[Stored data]
○ ○ ○ ○ ○

int afq_walkers_device_ptr(afq_handle *h, int field, void **dev_ptr, int64_t *bytes_per_walker) {
    if (!h || !dev_ptr) return AFQ_EINVAL;
    void *base; size_t bytes;
    int rc = field_info(h, field, &base, &bytes);
    if (rc) return rc;
    if (field == AFQ_F_GHALF && h->gf.kept == GreensCache::SUM_ONLY) {
        hipSetDevice(h->device);
        if ((rc = ensure_spin_ghalf(h))) return rc;
    }
    h->gf.drop(); h->gf.enabled = false;
    *dev_ptr = base;
    if (bytes_per_walker) *bytes_per_walker = (int64_t)bytes;
    return AFQ_OK;
}

static int greens_any(afq_handle *h, cplx *det_out, bool with_ghalf, GreensRequest req = GreensRequest(),
                      GreensResult *res = nullptr);

static int ensure_spin_ghalf(afq_handle *h) {
    if (h->gf.kept != GreensCache::SUM_ONLY) return AFQ_OK;
    h->gf.drop();
    const int rc = greens_any(h, h->ovlp_new, true);
    if (rc == AFQ_OK) h->gf.keep(GreensCache::FULL);
    return rc;
}

int afq_greens(afq_handle *h, int want_G, double *ovlp_out) {
    AFQ_API(h, "afq_greens");
    if (h) h->gf.drop();
    if (!h) return AFQ_EINVAL;
    int rc = need_ready(h, false);
    if (rc) return rc;
    {
        PhaseTimer t(h, T_GREENS);
        if ((rc = greens_any(h, h->ovlp_old, true))) return rc;
        if (want_G || h->kind == AFQ_SYS_UEG) {
            if ((rc = ensure_G(h))) return rc;
            if ((rc = k_full_G(h))) return rc;
        }
    }
    return copy_out(h, ovlp_out, h->ovlp_old, sizeof(cplx) * h->nw);
}

int afq_inverse_overlap(afq_handle *h, double *oinv_out, double *ovlp_out) {
    if (h) h->gf.drop();
    if (!h || !oinv_out) return AFQ_EINVAL;
    int rc = need_ready(h, false);
    if (rc) return rc;
    if (h->ndet > 1) AFQ_FAIL(h, AFQ_EUNSUPPORTED, "inverse overlaps: single-determinant trials");
    const size_t nmax = h->na > h->nb ? h->na : h->nb, n = (size_t)h->nw * 2 * nmax * nmax;
    DevTemp<cplx> tmp;
    if ((rc = dev_temp(h, tmp, n))) return rc;
    AFQ_HIP(h, hipMemsetAsync(tmp, 0, sizeof(cplx) * n, h->stream));
    if ((rc = k_alive(h))) return rc;
    std::vector<int> ones(h->nw, 1);
    AFQ_HIP(h, hipMemcpyAsync(h->alive, ones.data(), sizeof(int) * h->nw, hipMemcpyHostToDevice, h->stream));
    rc = k_inverse_overlap(h, tmp, h->ovlp_new);
    if (!rc) rc = copy_out(h, oinv_out, tmp, sizeof(cplx) * n);
    if (!rc && ovlp_out) rc = copy_out(h, ovlp_out, h->ovlp_new, sizeof(cplx) * h->nw);
    if (!rc) rc = k_alive(h);
    return rc;
}

// ... 53 lines not shown
    return in_scope && h->step_fusion_mode != 0 && h->gf.enabled && h->ndet == 1 &&
           h->kind == AFQ_SYS_GENERIC && (h->flags & AFQ_PROP_HYBRID) && (h->flags & AFQ_PROP_FORCE_BIAS) &&
           !(h->flags & AFQ_PROP_FREE_PROJECTION) && !h->rdm_on && h->nbp == 0 && h->psi_stride == 0 && !h->hirsch &&
           !k_greens_big_supported(h) && k_fb_use_sum(h) && k_step_fusion_shape(h);
}

int afq_propagate(afq_handle *h, const double *xi, double eshift_re, double eshift_im) {
    if (h) { h->step_one_call = true; h->step_eshift = cmake(eshift_re, eshift_im); }
    const int rc = afq_propagate_begin(h, xi);
    if (h) h->step_one_call = false;
    if (rc && h) h->step_tail_done = false;
    return rc ? rc : afq_propagate_finish(h, eshift_re, eshift_im);
}

int afq_propagate_begin(afq_handle *h, const double *xi) {
    AFQ_API(h, "afq_propagate");
    if (!h) return AFQ_EINVAL;
    int rc = need_ready(h, true);
    if (rc) return rc;
    if (h->hirsch) AFQ_FAIL(h, AFQ_ESTATE, "discrete Hirsch propagator set: use afq_propagate_hirsch");
    const bool hubbard_fused = h->vhs_diag;
    const bool hubbard_fused_fields = hubbard_fused && h->K == h->M;
    if (xi) {
        if ((rc = k_alive(h))) return rc;
        AFQ_HIP(h, hipMemcpyAsync(h->xi, xi, sizeof(double) * (size_t)h->nw * h->K, hipMemcpyHostToDevice, h->stream));
    } else if (k_prop_fused_supported(h) || k_ueg_fast_supported(h) || hubbard_fused_fields) {
        h->rng_inline = true;
        h->rng_inline_counter = h->rng_counter++;
    } else {
        if ((rc = k_rng_normal(h))) return rc;
    }
    const bool fp = (h->flags & AFQ_PROP_FREE_PROJECTION) != 0;
    if (!fp || (h->flags & AFQ_PROP_FORCE_BIAS)) {
        PhaseTimer t(h, T_GREENS);
        const GreensCache::Kept kept = h->gf.kept;
        const bool sum_ok = kept == GreensCache::SUM_ONLY && (h->flags & AFQ_PROP_HYBRID) && !h->rdm_on &&
                            (h->kind == AFQ_SYS_GENERIC ||
                             (h->kind == AFQ_SYS_HUBBARD && h->gdiag && h->gf.gdiag.current(h->gf)));
        if (kept == GreensCache::FULL || sum_ok) std::swap(h->ovlp_old, h->ovlp_new);
        else if ((rc = greens_any(h, h->ovlp_old, true))) return rc;
        h->gf.drop();
        const bool le = !fp && !(h->flags & AFQ_PROP_HYBRID);
        if ((h->kind == AFQ_SYS_UEG && ((h->flags & AFQ_PROP_FORCE_BIAS) || le) && !k_ueg_fast_supported(h)) ||
            (h->rdm_on && h->ndet == 1)) {
            if ((rc = ensure_G(h))) return rc;
            if ((rc = k_full_G(h))) return rc;
        }
        if (le) {
            PhaseTimer te(h, T_ENERGY);
            if (h->ndet > 1) { if ((rc = local_energy_dets(h))) return rc; }
            else if ((rc = local_energy(h))) return rc;
        }
    }
    if (k_ueg_fast_supported(h)) {
        { PhaseTimer t(h, T_EXP); if ((rc = k_ueg_step(h))) return rc; }
        h->prop_pending = true;
        return AFQ_OK;
    }
    if (hubbard_fused) {
        cplx *fac = h->vhs + (size_t)h->nw * h->nv * h->M;
        const bool fields_make_factors = hubbard_fused_fields;
        {
            PhaseTimer t(h, T_FB);
            if ((rc = force_bias(h, false))) return rc;
            if ((rc = k_xbar_fields(h, fields_make_factors ? fac : nullptr))) return rc;
        }
        if (!fields_make_factors) {
            { PhaseTimer t(h, T_VHS); if ((rc = build_vhs(h))) return rc; }
            { PhaseTimer t(h, T_EXP); if ((rc = k_exp_diag_factors(h, h->vhs, fac))) return rc; }
        }
        if (h->rng_inline) AFQ_FAIL(h, AFQ_ESTATE, "internal: the inline field draw of this step was not consumed by the field kernel");
        { PhaseTimer t(h, T_ONEBODY); if ((rc = k_onebody(h, fac))) return rc; }
        { PhaseTimer t(h, T_ONEBODY); if ((rc = k_onebody(h))) return rc; }
        h->prop_pending = true;
        return AFQ_OK;
    }
    const bool fused = k_prop_fused_supported(h);
    h->closed_large = !fused && h->kind == AFQ_SYS_GENERIC && h->nv == 1 && h->bh1_same && h->na == h->nb && h->na > 0 &&
                      h->M > 128 && h->nt > 32 && h->nw >= 64;
    struct ClosedLargeOff { afq_handle *h; ~ClosedLargeOff() { h->closed_large = false; } } closed_large_off{h};
    if (h->closed_large && (rc = k_closed_flags(h))) return rc;
    if (!fused) { PhaseTimer t(h, T_ONEBODY); if ((rc = k_onebody(h))) return rc; }
    {
        PhaseTimer t(h, T_FB);
        if ((rc = force_bias(h, false))) return rc;
        if ((rc = k_xbar_fields(h))) return rc;
    }
    h->vhs_upper = fused && h->hs_sym;
    { PhaseTimer t(h, T_VHS); rc = build_vhs(h); }
    if (rc) { h->vhs_upper = false; return rc; }
    if (fused && step_fuses(h)) {
        PhaseTimer t(h, T_EXP);
        GreensRequest req;
        req.ride_weight = h->step_one_call;
        if (h->step_one_call) req.eshift = h->step_eshift;
        req.may_skip_store = h->fuse_est_req;
        h->step_tail_res = GreensResult();
        rc = k_prop_fused_greens(h, req, &h->step_tail_res, h->step_fusion_mode == 2);
        h->vhs_upper = false;
        if (rc) return rc;
        h->step_tail_done = true;
    } else if (fused) {
        PhaseTimer t(h, T_EXP);
        rc = k_prop_fused(h);
        h->vhs_upper = false;
        if (rc) return rc;
// ... 33 lines not shown
                                 h->nbp == 0 && h->psi_stride == 0;
            if ((rc = greens_any(h, h->ovlp_new, true, req, &res))) return rc;
            h->gf.keep(res.store_skipped ? GreensCache::SUM_ONLY : GreensCache::FULL);
        } else if ((rc = greens_any(h, h->ovlp_new, false, req, &res))) return rc;
        if (h->ndet > 1 && !fp && !(h->flags & AFQ_PROP_HYBRID)) {
            if ((rc = k_msd_energy_combine(h))) return rc;
        }
        if (!res.weight_rode && (rc = k_update_weight(h, req.eshift))) return rc;
        if (h->nbp > 0 && !fp && (rc = k_bp_push(h))) return rc;
    }
    if (h->fuse_est_req) {
        h->fuse_est_req = false;
        h->est_acc_pending = true;
    }
    return AFQ_OK;
}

○ ○ ○ ○ ○

Exercise instructions: Both the line containing "if ((rc = dev_temp(h, tmp, n)))" and the line containing "AFQ_HIP(h, hipMemcpyAsync(h->xi, xi, sizeof(double)" belong in the answer. Print them and every line above that falls between them exactly, and no others.

Response box:
    if ((rc = dev_temp(h, tmp, n))) return rc;
    AFQ_HIP(h, hipMemsetAsync(tmp, 0, sizeof(cplx) * n, h->stream));
    if ((rc = k_alive(h))) return rc;
    std::vector<int> ones(h->nw, 1);
    AFQ_HIP(h, hipMemcpyAsync(h->alive, ones.data(), sizeof(int) * h->nw, hipMemcpyHostToDevice, h->stream));
    rc = k_inverse_overlap(h, tmp, h->ovlp_new);
    if (!rc) rc = copy_out(h, oinv_out, tmp, sizeof(cplx) * n);
    if (!rc && ovlp_out) rc = copy_out(h, ovlp_out, h->ovlp_new, sizeof(cplx) * h->nw);
    if (!rc) rc = k_alive(h);
    return rc;
}

// ... 53 lines not shown
    return in_scope && h->step_fusion_mode != 0 && h->gf.enabled && h->ndet == 1 &&
           h->kind == AFQ_SYS_GENERIC && (h->flags & AFQ_PROP_HYBRID) && (h->flags & AFQ_PROP_FORCE_BIAS) &&
           !(h->flags & AFQ_PROP_FREE_PROJECTION) && !h->rdm_on && h->nbp == 0 && h->psi_stride == 0 && !h->hirsch &&
           !k_greens_big_supported(h) && k_fb_use_sum(h) && k_step_fusion_shape(h);
}

int afq_propagate(afq_handle *h, const double *xi, double eshift_re, double eshift_im) {
    if (h) { h->step_one_call = true; h->step_eshift = cmake(eshift_re, eshift_im); }
    const int rc = afq_propagate_begin(h, xi);
    if (h) h->step_one_call = false;
    if (rc && h) h->step_tail_done = false;
    return rc ? rc : afq_propagate_finish(h, eshift_re, eshift_im);
}

int afq_propagate_begin(afq_handle *h, const double *xi) {
    AFQ_API(h, "afq_propagate");
    if (!h) return AFQ_EINVAL;
    int rc = need_ready(h, true);
    if (rc) return rc;
    if (h->hirsch) AFQ_FAIL(h, AFQ_ESTATE, "discrete Hirsch propagator set: use afq_propagate_hirsch");
    const bool hubbard_fused = h->vhs_diag;
    const bool hubbard_fused_fields = hubbard_fused && h->K == h->M;
    if (xi) {
        if ((rc = k_alive(h))) return rc;
        AFQ_HIP(h, hipMemcpyAsync(h->xi, xi, sizeof(double) * (size_t)h->nw * h->K, hipMemcpyHostToDevice, h->stream));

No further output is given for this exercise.